▸ **Brief**:
Below are records; copy every line in them that holds the word "nslice".
[[ Source data, beginning ]]
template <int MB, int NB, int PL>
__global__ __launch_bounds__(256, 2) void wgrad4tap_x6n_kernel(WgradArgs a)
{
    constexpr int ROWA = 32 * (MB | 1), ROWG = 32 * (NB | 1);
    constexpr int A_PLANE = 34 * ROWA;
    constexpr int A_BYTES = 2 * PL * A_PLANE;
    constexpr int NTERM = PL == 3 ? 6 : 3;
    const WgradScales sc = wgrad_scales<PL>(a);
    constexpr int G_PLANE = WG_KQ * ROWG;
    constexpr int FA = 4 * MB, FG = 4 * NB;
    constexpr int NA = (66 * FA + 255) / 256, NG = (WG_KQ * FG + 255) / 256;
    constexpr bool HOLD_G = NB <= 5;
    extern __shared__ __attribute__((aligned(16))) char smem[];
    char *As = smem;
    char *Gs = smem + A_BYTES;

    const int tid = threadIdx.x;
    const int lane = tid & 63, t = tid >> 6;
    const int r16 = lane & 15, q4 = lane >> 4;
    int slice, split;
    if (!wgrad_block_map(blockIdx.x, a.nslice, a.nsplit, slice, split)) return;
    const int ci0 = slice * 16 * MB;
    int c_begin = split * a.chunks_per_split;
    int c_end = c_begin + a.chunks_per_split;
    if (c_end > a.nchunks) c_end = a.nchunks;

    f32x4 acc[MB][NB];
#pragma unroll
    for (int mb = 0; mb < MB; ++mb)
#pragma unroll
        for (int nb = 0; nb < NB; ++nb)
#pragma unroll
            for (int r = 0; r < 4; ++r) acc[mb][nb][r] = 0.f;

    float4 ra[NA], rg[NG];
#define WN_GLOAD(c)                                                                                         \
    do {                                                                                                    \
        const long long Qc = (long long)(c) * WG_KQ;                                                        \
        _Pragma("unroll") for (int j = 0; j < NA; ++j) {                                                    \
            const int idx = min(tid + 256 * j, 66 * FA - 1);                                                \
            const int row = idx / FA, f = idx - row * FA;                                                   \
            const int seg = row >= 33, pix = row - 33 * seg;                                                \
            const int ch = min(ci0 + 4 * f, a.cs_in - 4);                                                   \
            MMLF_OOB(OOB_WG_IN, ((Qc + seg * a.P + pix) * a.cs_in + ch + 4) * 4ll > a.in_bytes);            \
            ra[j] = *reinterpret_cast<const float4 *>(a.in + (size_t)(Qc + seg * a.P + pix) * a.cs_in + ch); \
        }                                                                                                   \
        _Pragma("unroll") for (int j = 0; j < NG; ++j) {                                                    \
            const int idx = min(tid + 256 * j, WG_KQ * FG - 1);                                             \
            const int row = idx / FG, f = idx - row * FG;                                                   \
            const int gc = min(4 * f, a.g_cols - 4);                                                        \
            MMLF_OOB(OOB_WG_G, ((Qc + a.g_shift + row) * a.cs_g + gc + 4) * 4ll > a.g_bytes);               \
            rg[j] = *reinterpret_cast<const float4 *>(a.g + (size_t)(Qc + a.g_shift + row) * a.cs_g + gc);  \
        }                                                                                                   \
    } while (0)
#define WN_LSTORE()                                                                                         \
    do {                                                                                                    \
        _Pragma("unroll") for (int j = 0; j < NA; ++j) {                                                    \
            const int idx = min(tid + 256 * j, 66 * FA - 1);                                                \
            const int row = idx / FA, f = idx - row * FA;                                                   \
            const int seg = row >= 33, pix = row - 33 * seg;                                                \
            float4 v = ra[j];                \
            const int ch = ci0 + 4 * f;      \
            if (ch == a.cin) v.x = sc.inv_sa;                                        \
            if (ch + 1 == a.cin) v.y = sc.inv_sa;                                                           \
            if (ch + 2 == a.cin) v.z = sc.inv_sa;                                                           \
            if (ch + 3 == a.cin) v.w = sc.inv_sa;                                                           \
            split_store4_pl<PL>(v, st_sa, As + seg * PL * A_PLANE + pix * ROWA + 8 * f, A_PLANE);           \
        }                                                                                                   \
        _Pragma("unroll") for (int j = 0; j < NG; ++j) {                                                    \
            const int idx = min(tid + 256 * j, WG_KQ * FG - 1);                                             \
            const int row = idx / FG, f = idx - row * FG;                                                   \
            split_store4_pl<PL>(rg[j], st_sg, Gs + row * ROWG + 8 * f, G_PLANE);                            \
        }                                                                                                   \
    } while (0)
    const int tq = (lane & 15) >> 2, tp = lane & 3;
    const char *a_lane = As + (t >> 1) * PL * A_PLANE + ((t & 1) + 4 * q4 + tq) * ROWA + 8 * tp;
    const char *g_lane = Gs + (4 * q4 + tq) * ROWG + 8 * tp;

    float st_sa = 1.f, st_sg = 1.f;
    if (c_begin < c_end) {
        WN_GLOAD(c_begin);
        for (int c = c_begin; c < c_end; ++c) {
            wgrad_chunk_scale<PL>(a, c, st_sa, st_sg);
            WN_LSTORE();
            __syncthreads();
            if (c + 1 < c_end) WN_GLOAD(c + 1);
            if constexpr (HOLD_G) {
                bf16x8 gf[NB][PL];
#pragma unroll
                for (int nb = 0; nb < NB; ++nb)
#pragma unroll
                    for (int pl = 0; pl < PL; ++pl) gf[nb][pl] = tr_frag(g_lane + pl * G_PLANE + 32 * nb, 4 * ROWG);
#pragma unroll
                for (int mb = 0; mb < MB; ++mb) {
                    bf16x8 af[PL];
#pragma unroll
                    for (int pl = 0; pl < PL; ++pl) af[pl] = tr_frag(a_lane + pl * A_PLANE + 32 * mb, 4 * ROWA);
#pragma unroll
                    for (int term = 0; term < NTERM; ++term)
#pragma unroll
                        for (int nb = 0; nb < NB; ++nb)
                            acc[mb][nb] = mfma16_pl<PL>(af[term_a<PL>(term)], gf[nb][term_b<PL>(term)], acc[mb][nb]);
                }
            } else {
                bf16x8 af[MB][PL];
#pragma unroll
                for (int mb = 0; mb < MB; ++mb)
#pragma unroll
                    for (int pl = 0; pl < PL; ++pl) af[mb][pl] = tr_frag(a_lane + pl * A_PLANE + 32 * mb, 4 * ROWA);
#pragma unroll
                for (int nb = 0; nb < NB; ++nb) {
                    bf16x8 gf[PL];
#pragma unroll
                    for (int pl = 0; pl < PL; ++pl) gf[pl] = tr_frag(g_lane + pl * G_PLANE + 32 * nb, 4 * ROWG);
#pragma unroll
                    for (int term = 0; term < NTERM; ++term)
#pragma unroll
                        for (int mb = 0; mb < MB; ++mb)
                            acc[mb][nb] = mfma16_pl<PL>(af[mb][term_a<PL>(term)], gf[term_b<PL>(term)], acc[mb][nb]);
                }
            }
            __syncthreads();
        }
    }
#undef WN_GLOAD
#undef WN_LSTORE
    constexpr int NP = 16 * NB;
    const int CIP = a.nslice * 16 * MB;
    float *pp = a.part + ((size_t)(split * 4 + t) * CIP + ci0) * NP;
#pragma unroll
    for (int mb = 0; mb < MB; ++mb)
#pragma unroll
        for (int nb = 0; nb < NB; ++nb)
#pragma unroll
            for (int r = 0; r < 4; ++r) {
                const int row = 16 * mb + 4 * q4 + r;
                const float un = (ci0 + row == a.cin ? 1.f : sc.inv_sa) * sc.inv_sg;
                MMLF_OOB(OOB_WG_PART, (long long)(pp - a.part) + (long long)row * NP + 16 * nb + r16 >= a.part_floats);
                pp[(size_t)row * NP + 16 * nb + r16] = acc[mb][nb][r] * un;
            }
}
[[ Source data, end ]]
▸ **Finished exercise**:
    if (!wgrad_block_map(blockIdx.x, a.nslice, a.nsplit, slice, split)) return;
    const int CIP = a.nslice * 16 * MB;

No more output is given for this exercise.